Do we have the same wife? I wish I knew the answer. I protected my wife from every financial stress , have free time, home every night, and I cannot talk to her either. I say one thing and it gets twisted into another. She then also yells in front of my 3 yr old son. 

Possibly hormones, narcissism, etc. But you would need to find a new way to deal with her, with more time.
_Posted via Mobile Device_


----------



## wanttofix

MORE time? We have been married for almost 7. How much more time is there? Lol. I know what you mean though. Whenever thoughts of seperation come up I think of all that come with it and majority of the time I just stay grumpy for a week and get over it. I tjink abouy who I have become with her and if staying with a drill sargant is worth it. Id say yes so far. But man, this crap is getting so old. I know if I ended our marriage I would never get into any relationship ever again. Ive been burned way too many times by the female species.
_Posted via Mobile Device_


----------



## that_girl

You sleep 1 hour in a 24 hour period? Perhaps I read that wrong.

She definitely gets overwhelmed and takes it out on you. That's not right or fair. Why did she agree to babysit the kid if it was too much? That's on her, not you, I'm just wondering...

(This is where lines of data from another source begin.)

template <int ISO, int PER>
__device__ __forceinline__ void bucket_flags(const uint32_t (&c)[PER], uint32_t bin0, uint32_t excl, uint32_t prevc, uint32_t &fl, uint32_t &nf)
{
    constexpr uint32_t CP = BS_C - ISO;
    uint32_t s = excl, ps = excl - prevc, pc = prevc;
#pragma unroll
    for (int k = 0; k < PER; k++) {
        const bool f = (bin0 + k == 0) || c[k] > (uint32_t)ISO || pc > (uint32_t)ISO || (s / CP != ps / CP);
        fl |= (uint32_t)f << k;
        nf += f;
        ps = s;
        s += c[k];
        pc = c[k];
    }
}

template <int BINS, bool TAB16 = false>
__device__ __forceinline__ uint32_t form_buckets(uint32_t total)
{
    constexpr int PER = BINS / BS_NT;
    const uint32_t tid = threadIdx.x, bin0 = tid * PER;
    uint32_t c[PER], sum = 0, e8 = 0, e6 = 0, e4 = 0;
#pragma unroll
    for (int k = 0; k < PER; k++) {
        c[k] = TAB(bin0 + k);
        sum += c[k];
        const uint32_t m = c[k] <= BS_ISO ? c[k] : 0u;
        e8 += m > BS_C / 8 ? m : 0u;
        e6 += m > BS_C / 6 ? m : 0u;
        e4 += m > BS_C / 4 ? m : 0u;
    }
    const uint32_t prevc = tid ? TAB(bin0 - 1) : 0u;
    if (__any(e8 != 0)) {
        e8 = bzx_wave_incl_sum(e8);
        e6 = bzx_wave_incl_sum(e6);
        e4 = bzx_wave_incl_sum(e4);
        if (bzx_lane() == 63) {
            atomicAdd(&b_bcast[8], e8);
            if (e6) atomicAdd(&b_bcast[9], e6);
            if (e4) atomicAdd(&b_bcast[10], e4);
        }
    }
    uint32_t tot;
    const uint32_t excl = bzx_block_excl_sum<BS_NT>(sum, b_scratch, tot);
    const uint32_t allow = total >> BS_ISO_SHIFT;
    uint32_t fl = 0, nf = 0;
    if (b_bcast[8] <= allow) bucket_flags<BS_C / 8>(c, bin0, excl, prevc, fl, nf);
    else if (b_bcast[9] <= allow) bucket_flags<BS_C / 6>(c, bin0, excl, prevc, fl, nf);
    else if (b_bcast[10] <= allow) bucket_flags<BS_C / 4>(c, bin0, excl, prevc, fl, nf);
    else bucket_flags<BS_ISO>(c, bin0, excl, prevc, fl, nf);
    uint32_t nbk;
    const uint32_t fexcl = bzx_block_excl_sum<BS_NT>(nf, b_scratch, nbk);
    if (nbk > BS_MAX_BK) return 0;
    {
        uint32_t id = fexcl, s = excl;
#pragma unroll
        for (int k = 0; k < PER; k++) {
            if ((fl >> k) & 1u) {
                b_start[id] = s;
                b_first[id] = bin0 + k;
                id++;
            }
            if (TAB16) reinterpret_cast<uint16_t *>(b_tab)[bin0 + k] = (uint16_t)(id - 1);
            else TAB(bin0 + k) = id - 1;
            s += c[k];
        }
    }
    if (tid == 0) {
        b_start[nbk] = total;
        b_first[nbk] = BINS;
    }
    __syncthreads();
    return nbk;
}

template <int BINW>
__device__ __forceinline__ void bucket_setup(uint32_t nbk)
{
    for (uint32_t k = threadIdx.x; k < nbk; k += BS_NT) {
        const uint32_t first = b_first[k], last = b_first[k + 1] - 1u;
        b_b0[k] = (uint8_t)(first == last ? BINW : (uint32_t)__builtin_clz(first ^ last) - (32u - BINW));
        b_cur[k] = 0;
    }
}

template <int BINW>
__device__ __forceinline__ bool bucket_emit(const BzxBatch &B, uint32_t blk, uint32_t jj, uint32_t nbk, uint32_t base, uint32_t buf,
                                            uint32_t depth, uint32_t bits, uint32_t done, uint32_t salt)
{
    const uint32_t tid = threadIdx.x, cap8 = B.bk_cap >> 3;
    if (!B.bk_affine) jj += salt;
    if (tid < 8) {
        const uint32_t mine = B.bk_affine ? (tid == (jj & 7u) ? nbk : 0u) : (nbk + 7u - ((tid - jj) & 7u)) >> 3;
        uint32_t at = mine ? atomicAdd(&B.counters[BZX_CTR_BK_LIST0 + tid], mine) : 0u;
        if (at + mine > cap8) {
            b_bcast[4] = 1;
            at = 0;
        }
        b_lbase[tid] = tid * cap8 + at;
    }
    __syncthreads();
    if (b_bcast[4]) return false;
    for (uint32_t k = tid; k < nbk; k += BS_NT) {
        BzxBucket it;
        it.blk = blk;
        it.start = (base + b_start[k]) | (buf << 31);
        it.cnt = b_start[k + 1] - b_start[k];
        it.dbits = (depth + b_b0[k]) | (bits << 16);
        if (it.cnt > BS_C) {
            const uint32_t q = atomicAdd(&b_bcast[3], 1u);
            if (q - done < BS_MAX_BIG) {
                b_big[q % BS_MAX_BIG][0] = it.start;
                b_big[q % BS_MAX_BIG][1] = it.cnt;
                b_big[q % BS_MAX_BIG][2] = depth + BINW;
            } else {
                b_bcast[4] = 1;
            }
            it.cnt = 0;
        }
        B.bk_list[B.bk_affine ? b_lbase[jj & 7u] + k : b_lbase[(jj + k) & 7u] + (k >> 3)] = it;
    }
    __syncthreads();
    return b_bcast[4] == 0;
}

struct BzxDeepItem {
    uint32_t blk, st, cnt, dbits;
};

__device__ __forceinline__ uint32_t *rank_array(const BzxBatch &B, uint32_t k, uint32_t which)
{
    if (k >= B.rk_blocks) return nullptr;
    return B.isa2 + ((size_t)k * 2 + which) * BZX_MAX_N;
}

__device__ __forceinline__ void emit_giant(const BzxBatch &B, uint32_t blk, uint64_t *rec_a, const uint64_t *rec_b,
                                           uint32_t st, uint32_t cnt, uint32_t depth, uint32_t bits)
{
    const uint32_t tid = threadIdx.x, base = st & 0x7fffffffu;
    const uint64_t *src = ((st >> 31) ? rec_b : rec_a) + base;
    uint32_t *__restrict__ isa0 = rank_array(B, (uint32_t)BZX_SLAB(B, blk), 0), *__restrict__ isa1 = rank_array(B, (uint32_t)BZX_SLAB(B, blk), 1);
    if (tid == 0) b_bcast[7] = isa0 ? atomicAdd(&B.counters[BZX_CTR_GIANT_CNT], 1u) : 0xFFFFFFFFu;
    __syncthreads();
    const uint32_t at = b_bcast[7];
    const bool listed = at < B.deep_cap;
    for (uint32_t i = tid; i < cnt; i += BS_NT) {
        const uint64_t r = src[i];
        rec_a[base + i] = (uint64_t)REC_IDX(r) | (i == 0 ? 1ull << 32 : 0ull);
        if (isa0) isa0[REC_IDX(r)] = isa1[REC_IDX(r)] = base | (listed ? 0u : RK_COARSE);
    }
    if (tid == 0) {
        atomicMin(&B.blk[blk].n_mtf, depth / bits);
        if (listed) {
            BzxDeepItem it;
            it.blk = blk;
            it.st = base;
            it.cnt = cnt;
            it.dbits = 0;
            reinterpret_cast<BzxDeepItem *>(B.deep_list)[(size_t)2 * B.deep_cap + at] = it;
        }
        atomicAdd(&B.blk[blk].n_groups, 1u);
        if ((atomicOr(&B.blk[blk].status, BZX_ST_RESUME) & BZX_ST_RESUME) == 0)
            B.resume_list[atomicAdd(&B.counters[BZX_CTR_RESUME], 1u)] = blk;
    }
    __syncthreads();
}

__device__ __forceinline__ void block_redo(const BzxBatch &B, uint32_t b)
{
    if ((atomicOr(&B.blk[b].status, BZX_ST_REDO) & BZX_ST_REDO) == 0)
        B.redo_list[atomicAdd(&B.counters[BZX_CTR_REDO], 1u)] = b;
}


__device__ bool deep_process(const BzxBatch &B, uint32_t b, uint32_t j_, uint32_t n, uint32_t bits, const uint8_t *__restrict__ P,
                             uint64_t *__restrict__ rec_a, uint64_t *__restrict__ rec_b, uint32_t done, uint32_t flush_from,
                             int push_lvl)
{
    const uint32_t tid = threadIdx.x;
    bool ok = true;
    while (ok) {
        const uint32_t nbig = b_bcast[3];
        __syncthreads();
        if (done >= nbig) break;
        if (push_lvl >= 0 && done >= flush_from) {
            const uint32_t np = nbig - done;
            if (tid == 0) b_bcast[5] = atomicAdd(&B.counters[BZX_CTR_DEEP_CNT + push_lvl], np);
            __syncthreads();
            const uint32_t at = b_bcast[5];
            __syncthreads();
            if (at + np <= B.deep_cap) {
                BzxDeepItem *dl = reinterpret_cast<BzxDeepItem *>(B.deep_list) + (size_t)(push_lvl & 1) * B.deep_cap + at;
                for (uint32_t q = tid; q < np; q += BS_NT) {
                    const uint32_t r = (done + q) % BS_MAX_BIG;
                    BzxDeepItem it;
                    it.blk = b;
                    it.st = b_big[r][0];
                    it.cnt = b_big[r][1];
                    it.dbits = b_big[r][2] | (bits << 16);
                    dl[q] = it;
                }
                __syncthreads();
                break;
            }
            push_lvl = -1;
        }
        const uint32_t st = b_big[done % BS_MAX_BIG][0], cnt = b_big[done % BS_MAX_BIG][1], depth = b_big[done % BS_MAX_BIG][2];
        done++;
        if (tid == 0) b_bcast[6] = atomicAdd(reinterpret_cast<uint32_t *>(&B.blk[b].pack_word), 1u);
        __syncthreads();
        const uint32_t spent = b_bcast[6];
        const uint32_t base = st & 0x7fffffffu, buf = st >> 31;
        const uint64_t *__restrict__ src = (buf ? rec_b : rec_a) + base;
        uint64_t *__restrict__ dst = (buf ? rec_a : rec_b) + base;
        if (depth + BS_BIN2 + 32 >= n * bits) {
            ok = false;
            break;
        }
        if (depth + BS_BIN2 > BS_MAX_DEPTH || spent >= BS_MAX_SPLITS) {
            emit_giant(B, b, rec_a, rec_b, st, cnt, depth, bits);
            continue;
        }
        constexpr uint32_t NB2 = 1u << BS_BIN2;
        for (uint32_t i = tid; i < NB2 + (NB2 >> 5); i += BS_NT) b_tab[i] = 0;
        if (tid == 0) b_bcast[1] = 0;
        if (tid < 3) b_bcast[8 + tid] = 0;
        __syncthreads();
        for (uint32_t i = tid; i < cnt; i += BS_NT) atomicAdd(&TAB((uint32_t)(src[i] >> (64 - BS_BIN2))), 1u);
        __syncthreads();
        const uint32_t nbk = form_buckets<(int)NB2>(cnt);
        if (nbk == 0) {
            ok = false;
            break;
        }
        bucket_setup<BS_BIN2>(nbk);
        __syncthreads();
        for (uint32_t i = tid; i < cnt; i += BS_NT) {
            const uint64_t r = src[i];
            const uint32_t k = TAB((uint32_t)(r >> (64 - BS_BIN2)));
            uint32_t x = REC_IDX(r) * bits + depth + b_b0[k];
            if (x >= n * bits) x -= n * bits;
            const uint32_t key = (uint32_t)(pk_window_bit(P, x) >> 32);
            const uint32_t slot = atomicAdd(&b_cur[k], 1u);
            dst[b_start[k] + slot] = ((uint64_t)key << 32) | (r & 0xFFFFFFFFull);
        }
        __syncthreads();
        ok = bucket_emit<BS_BIN2>(B, b, j_, nbk, base, buf ^ 1u, depth, bits, done, spent + 1u);
        DIAG_COUNT(104, 1);
        DIAG_COUNT(105, cnt);
    }
    return ok;
}

__global__ __launch_bounds__(BS_NT) void bzx_bsplit_kernel(BzxBatch B)
{
    const uint32_t tid = threadIdx.x;
    DIAG_T0();
    for (;;) {
        if (tid == 0) b_bcast[0] = atomicAdd(&B.counters[BZX_CTR_SPLIT_FETCH], 1u);
        __syncthreads();
        const uint32_t j_ = b_bcast[0];
        __syncthreads();
        if (j_ >= B.nblk) break;
        const uint32_t b = B.blk_first + j_ * B.blk_step;
        const uint32_t n = B.blk[b].n;
        const uint8_t *__restrict__ T = BZX_BLOCK_PTR(B, B.blk[b]);
        const size_t sb = BZX_SLAB(B, b);
        uint8_t *__restrict__ P = B.pk + sb * BZX_PK_STRIDE;
        uint64_t *__restrict__ rec_a = B.rec_a + sb * BZX_MAX_N;
        uint64_t *__restrict__ rec_b = B.rec_b + sb * BZX_MAX_N;

        DIAG_STAMP(96);
        if (tid < 256) b_inuse[tid] = 0;
        if (tid == 0) {
            b_bcast[1] = 0;
            b_bcast[3] = 0;
            b_bcast[4] = 0;
            b_bcast[8] = b_bcast[9] = b_bcast[10] = 0;
            B.blk[b].pack_word = 0;
            B.blk[b].n_mtf = 0xFFFFFFFFu;
            B.blk[b].n_groups = 0;
            B.blk[b].n_selectors = (uint32_t)BZX_SLAB(B, b);
        }
        __syncthreads();
        {
            const uint32_t n16 = n & ~15u;
            for (uint32_t i = tid * 16; i < n16; i += BS_NT * 16) {
                uint4 v;
                __builtin_memcpy(&v, T + i, 16);
                const uint32_t w[4] = {v.x, v.y, v.z, v.w};
#pragma unroll
                for (int q = 0; q < 4; q++)
#pragma unroll
                    for (int k = 0; k < 4; k++) b_inuse[(w[q] >> (8 * k)) & 255u] = 1;
            }
            for (uint32_t i = n16 + tid; i < n; i += BS_NT) b_inuse[T[i]] = 1;
        }
        __syncthreads();
        uint32_t n_in_use;
        {
            const uint32_t flag = tid < 256 ? b_inuse[tid] : 0u;
            const uint32_t ex = bzx_block_excl_sum<BS_NT>(flag, b_scratch, n_in_use);
            if (tid < 256) b_seq[tid] = (uint8_t)ex;
        }
        __syncthreads();
        uint32_t bits = 1;
        while ((1u << bits) < n_in_use) bits++;
        DIAG_STAMP(97);
        pk_build_t<BS_NT>(T, n, bits, P, b_seq);
        DIAG_STAMP(98);

        for (uint32_t i = tid; i < BS_TAB_WORDS; i += BS_NT) b_tab[i] = 0;
        __syncthreads();
        for (uint32_t t0 = 0; t0 < n; t0 += BS_NT * 4 * SP_U) {
            uint64_t x[SP_U];
#pragma unroll
            for (uint32_t u = 0; u < SP_U; u++) {
                const uint32_t i0 = t0 + (u * BS_NT + tid) * 4;
                x[u] = i0 < n ? pk_window(P, i0, bits) : 0ull;
            }
#pragma unroll
            for (uint32_t u = 0; u < SP_U; u++) {
                const uint32_t i0 = t0 + (u * BS_NT + tid) * 4;
#pragma unroll
                for (uint32_t e = 0; e < 4; e++)
                    if (i0 + e < n) atomicAdd(&TAB((uint32_t)((x[u] << (e * bits)) >> (64 - BS_BIN1))), 1u);
            }
        }
        __syncthreads();
        DIAG_STAMP(99);
        uint32_t nbk = form_buckets<(int)BS_NBIN1, true>(n);
        if (nbk) bucket_setup<BS_BIN1>(nbk);
        __syncthreads();
        DIAG_STAMP(100);
        if (nbk == 0) {
            DIAG_COUNT(106, 1);
            if (tid == 0) block_redo(B, b);
            __syncthreads();
            continue;
        }

        {
            constexpr uint32_t SP_TILE = 8192, SP_V = SP_TILE / (BS_NT * 4);
            static_assert(BS_MAX_BK <= BS_NT && BS_TAB_WORDS >= 32768 + BS_MAX_BK, "tile scan: one bucket per lane");
            uint16_t *tab16 = reinterpret_cast<uint16_t *>(b_tab);
            for (uint32_t i = tid; i < BS_NBIN1 / 2; i += BS_NT) {
                uint32_t v = reinterpret_cast<uint32_t *>(b_tab)[i];
                v |= ((uint32_t)b_b0[v & 1023u] << 10) | ((uint32_t)b_b0[(v >> 16) & 1023u] << 26);
                reinterpret_cast<uint32_t *>(b_tab)[i] = v;
            }
            uint64_t *stage = reinterpret_cast<uint64_t *>(b_tab + 16384);
            uint32_t *tcnt0 = b_tab + 32768;
            uint32_t *delta = b_first;
            uint32_t *tcnt1 = tcnt0 + BS_MAX_BK;
            if (tid < nbk) tcnt0[tid] = tcnt1[tid] = 0;
            uint64_t hi[SP_V], lo[SP_V];
            uint32_t pv[SP_V];
            auto load_tile = [&](uint32_t t0) {
#pragma unroll
                for (uint32_t u = 0; u < SP_V; u++) {
                    const uint32_t i0 = t0 + (u * BS_NT + tid) * 4;
                    hi[u] = lo[u] = 0;
                    pv[u] = 0;
                    if (i0 < n) {
                        uint64_t w2[2];
                        __builtin_memcpy(w2, P + ((i0 * bits) >> 3), 16);
                        hi[u] = w2[0];
                        lo[u] = w2[1];
                        if (i0 >= 1 && i0 + 3 <= n) {
                            __builtin_memcpy(&pv[u], T + i0 - 1, 4);
                        } else {
                            const uint32_t nvalid = n - i0 < 4u ? n - i0 : 4u;
                            for (uint32_t e = 0; e < nvalid; e++) pv[u] |= (uint32_t)T[i0 + e ? i0 + e - 1 : n - 1] << (8 * e);
                        }
                    }
                }
            };
            load_tile(0);
            bzx_lds_barrier();
            uint32_t tpar = 0;
            for (uint32_t t0 = 0; t0 < n; t0 += SP_TILE, tpar ^= 1u) {
                uint32_t *tcnt = tpar ? tcnt1 : tcnt0, *tother = tpar ? tcnt0 : tcnt1;
                uint32_t kr[SP_V * 4], key[SP_V * 4], pvc[SP_V];
#pragma unroll
                for (uint32_t u = 0; u < SP_V; u++) {
                    const uint32_t i0 = t0 + (u * BS_NT + tid) * 4;
                    const uint32_t nvalid = i0 < n ? (n - i0 < 4u ? n - i0 : 4u) : 0u;
                    const uint32_t sh0 = (i0 * bits) & 7u;
                    const uint64_t h = __builtin_bswap64(hi[u]), l = __builtin_bswap64(lo[u]);
                    pvc[u] = pv[u];
#pragma unroll
                    for (uint32_t e = 0; e < 4; e++) {
                        kr[u * 4 + e] = 0xFFFFFFFFu;
                        key[u * 4 + e] = 0;
                        if (e < nvalid) {
                            const uint32_t sh = sh0 + e * bits;
                            const uint64_t w = sh ? (h << sh) | (l >> (64u - sh)) : h;
                            const uint32_t kb = tab16[(uint32_t)(w >> (64 - BS_BIN1))], k = kb & 1023u;
                            key[u * 4 + e] = (uint32_t)((w << (kb >> 10)) >> 32);
                            kr[u * 4 + e] = k | (atomicAdd(&tcnt[k], 1u) << 16);
                        }
                    }
                }
                if (t0 + SP_TILE < n) load_tile(t0 + SP_TILE);
                bzx_lds_barrier();
                {
                    const uint32_t c = tid < nbk ? tcnt[tid] : 0u;
                    const uint32_t incl = bzx_wave_incl_sum(c);
                    uint32_t *wtot = b_scratch + tpar * BS_NW;
                    if (bzx_lane() == 63) wtot[bzx_wave()] = incl;
                    bzx_lds_barrier();
                    uint32_t pre = 0;
                    const uint32_t wv = bzx_wave();
#pragma unroll
                    for (uint32_t i = 0; i < BS_NW; i++) pre += i < wv ? wtot[i] : 0u;
                    const uint32_t ex = pre + incl - c;
                    if (tid < nbk) {
                        tcnt[tid] = ex;
                        tother[tid] = 0;
                        delta[tid] = b_start[tid] + b_cur[tid] - ex;
                        b_cur[tid] += c;
                    }
                }
                bzx_lds_barrier();
#pragma unroll
                for (uint32_t u = 0; u < SP_V; u++)
#pragma unroll
                    for (uint32_t e = 0; e < 4; e++)
                        if (kr[u * 4 + e] != 0xFFFFFFFFu) {
                            const uint32_t k = kr[u * 4 + e] & 0xFFFFu, rel = (u * BS_NT + tid) * 4 + e;
                            stage[tcnt[k] + (kr[u * 4 + e] >> 16)] = ((uint64_t)key[u * 4 + e] << 32) | ((uint64_t)k << 21) | ((uint64_t)rel << 8) |
                                                                     (uint64_t)((pvc[u] >> (8 * e)) & 255u);
                        }
                bzx_lds_barrier();
                const uint32_t tn = n - t0 < SP_TILE ? n - t0 : SP_TILE;
#pragma unroll
                for (uint32_t u = 0; u < SP_TILE / BS_NT; u++) {
                    const uint32_t i = u * BS_NT + tid;
                    if (i < tn) {
                        const uint64_t r = stage[i];
                        const uint32_t k = (uint32_t)(r >> 21) & 1023u, rel = (uint32_t)(r >> 8) & 8191u;
                        rec_a[delta[k] + i] = (r & 0xFFFFFFFF00000000ull) | ((uint64_t)(t0 + rel) << 12) | ((r & 255ull) << 4);
                    }
                }
            }
        }
        __syncthreads();
        DIAG_STAMP(101);
        bool ok = bucket_emit<BS_BIN1>(B, b, j_, nbk, 0, 0, 0, bits, 0, 0);
        DIAG_STAMP(102);

        if (ok) ok = deep_process(B, b, j_, n, bits, P, rec_a, rec_b, 0, 0, BZX_DEEP_LEVELS > 0 ? 0 : -1);
        DIAG_STAMP(103);
        if (!ok) DIAG_COUNT(107, 1);
        if (!ok && tid == 0) block_redo(B, b);
        __syncthreads();
    }
    DIAG_FLUSH();
}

I don't think it's hormones (seriously, women can be this way without hormones and hormones is no excuse to be cruel). Maybe she just isn't happy and this is how it's coming out? I am trying to understand a bit. Maybe she feels she has to be perfect and she's not (no one is) and she thinks you'll notice, and that scares her?

Or maybe she's just a raving lunatic. I don't know. What do you say to her when she treats you this way?


----------



## wanttofix

I incorrectly stated it. I sleep a total of 3 to 4 hours every 24. Just when I get home, my hour nap is due. I am a polyphasic sleeper. I follow a modified dymaxion schedule. I have been doing this for two year with no issues.

I know she isnt happy, I am not either, but I push it aside and try my hardest to make it better. Today she was sorting our money and she misplaced the empty money envelope. She asks me where it is, I stated I dont drive this car. She freaks out, stop saying, that I am just asking, as she is yelling in the same period. I told her if this is jow it is going to be, take me home, i wont deal with this all day. Magically after 30 min passing the attitude magically passed. I really wish she would go back to work. She can watch him at night and I during the day. I am on a dymaxion schrdulr anyway, so i could sleep when my son does.....
_Posted via Mobile Device_


----------



## wanttofix

I hate this phone ugh. I typed up all this stuff and poof, gone. I made thankless breakfast for both of us and it wasnt up to par, so no thx because of it. She wanted to lay in bed and if that leads to sexytime, not interested. I was with a 1 year old all morning. Not in the mood and I always initiate. She wanted to go out to eat, i said no because we did yesterday. She didnt like that answer. So now because i wont lay with her and sleep, she is laying by herself. I asked if she wanted to do anything else. Nope.....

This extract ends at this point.